This contains the files needed for the 2025 OOSA assignment. The raw LVIS data can be downloaded from here, but files over the Pine Island Glacier have been provided on the teaching drive. We will be using files from Operation IceBridge, which bridged the gap between ICESat and ICESat-2 using aircraft.
A class to handle LVIS data. This class reads in LVIS data from a HDF5 file, stores it within the class. It also contains methods to convert from the compressed elevation format and return attributes as numpy arrays. Note that LVIS data is stored in WGS84 (EPSG:4326).
The class is:
lvisData
The data is stored as the variables:
waves: Lidar waveforms as a 2D numpy array
lon: Longitude as a 1D numpy array
lat: Latitude as a 1D numpy array
nWaves: Number of waveforms in this file as an integer
nBins: Number of bins per waveform as an integer
lZN: Elevation of the bottom waveform bin
lZ0: Elevation of the top waveform bin
lfid: LVIS flight ID integer
shotN: LVIS shot number for this flight
The data should be read as:
from lvisClass import lvisData
lvis=lvisData(filename)
There is an optional spatial subsetter for when dealing with large datasets.
lvis=lvisData(filename,minX=x0,minY=y0,maxX=x1,maxX=x1)
Where (x0,y0) is the bottom left coordinate of the area of interest and (x1,y1) is the top right.
To help choose the bounds, the bounds only can be read from the file, to save time and RAM:
lvisData(filename,onlyBounds=True)
The elevations can be set on reading:
lvis=lvisData(filename,seteElev=True)
Or later by calling the method:
lvis.setElevations()
This will add the attribute:
lvis.z: # 2D numpy array of elevations of each waveform bin
The class includes the methods:
- setElevations(): converts the compressed elevations in to arrays of elevation, z.

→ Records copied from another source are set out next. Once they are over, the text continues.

EXPORTS = [
    "knncf_version", "knncf_status_string", "knncf_create", "knncf_destroy", "knncf_last_error",
    "knncf_fit", "knncf_fit_device", "knncf_num_users", "knncf_num_items", "knncf_global_avg",
    "knncf_user_avg", "knncf_item_avg", "knncf_item_avg_dev", "knncf_item_avg_dev_rdd", "knncf_similarity",
    "knncf_knn_similarity", "knncf_neighbors", "knncf_neighbors_batch", "knncf_predict", "knncf_recommend", "knncf_recommend_batch",
    "knncf_query_neighbors", "knncf_query_predict", "knncf_query_recommend",
    "knncf_query_neighbors_batch", "knncf_query_predict_batch", "knncf_query_recommend_batch",
    "knncf_update_neighbors", "knncf_update_predict", "knncf_update_recommend",
    "knncf_update_neighbors_batch", "knncf_update_predict_batch", "knncf_update_recommend_batch",
    "knncf_revise_neighbors", "knncf_revise_predict", "knncf_revise_recommend",
    "knncf_revise_neighbors_batch", "knncf_revise_predict_batch", "knncf_revise_recommend_batch", "knncf_predict_batch",
    "knncf_predict_batch_device", "knncf_mae", "knncf_mae_device", "knncf_mae_sweep", "knncf_mae_sweep_device", "knncf_shard_view_get",
    "knncf_shard_commit", "knncf_get_timings", "knncf_reset_timings", "knncf_reset_neighbors",
    "knncf_set_k", "knncf_load_file", "knncf_load_file_cached", "knncf_free_ratings", "knncf_load_personal", "knncf_free_personal", "knncf_neighbors_save", "knncf_neighbors_load",
    "knncf_group_create", "knncf_group_destroy", "knncf_group_last_error", "knncf_group_size", "knncf_group_handle",
    "knncf_group_fit", "knncf_group_mae", "knncf_group_predict_batch",
]


class KnncfError(RuntimeError):
    def __init__(self, status, message):
        super().__init__(f"knncf status {status}: {message}")
        self.status = status


_lib = None


def _share_hip_runtime_with_torch():
    import importlib.util

    spec = importlib.util.find_spec("torch")
    if spec is None or not spec.origin:
        return
    lib_dir = os.path.join(os.path.dirname(spec.origin), "lib")
    for name in ("libhsa-runtime64.so", "libamdhip64.so"):
        path = os.path.join(lib_dir, name)
        if os.path.exists(path):
            try:
                C.CDLL(path, mode=C.RTLD_GLOBAL)
            except OSError:
                pass


def _share_rccl_with_torch():
    import importlib.util

    if importlib.util.find_spec("torch") is not None:
        import torch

- getOneWave(ind): returns one waveform as an array
- dumpCoords(): returns all coordinates as two numpy arrays
- dumpBounds(): returns the minX,minY,maxX,maxY
# import and read bounds
from lvisClass import lvisData
bounds=lvisData(filename,onlyBounds=True)
# set bounds
x0=bounds[0]
y0=bounds[1]
x1=(bounds[2]-minX)/2+minX
y1=(bounds[3]-minY)/2+minY
# read data
lvis=lvisData(filename,minX=x0,minY=y0,maxX=x1,maxY=y1)
lvis.setElevations()
This will find the data's bounds, read the bottom left quarter of it in to RAM, then set the elevation arrays. The data is now ready to be processed
Includes a class with methods to process LVIS data. This inherits from lvisData in lvisClass.py. The initialiser is not overwritten and expects an LVIS HDF5 filename. The following methods are added:
- estimateGround(): Processes the waveforms and z arrays set above to populate self.zG
- reproject(): Reprojects horizontal coordinates
- findStats(): Used by estimateGround()
- denoise(thresh): Used by estimateGround()
Some parameters are provided, but in all cases the defaults should be suitable. Further information on the signal processing steps and variable names can be found in this paper.
from processLVIS import lvisGround
lvis=lvisGround(filename)
lvis.setElevations()
lvis.estimateGround()
Note that the estimateGround() method can take a long time. It is recommended to perform time tests with a subset of data before applying to a complete file. This will produce an array of ground elevations contained in:
lvis.zG
Contains an example of how to call processLVIS.py on a 15th of a dataset. Intended for testing only. It could form the centre of a batch loop. It is a simple script with no options.
Examples of how to write and read a geotiff embedded within a class. This is not a complete script, has no initialiser and so will not run in its current form.
- writeTiff(data): writes raster data to a geotiff (data class needs modifying)
- readTiff(filename): reads the geotiff in filename to a numpy array with metadata
Note that geotiffs read the y axis from the top, so be careful when unpacking or packing data, otherwise the z axis will be flipped.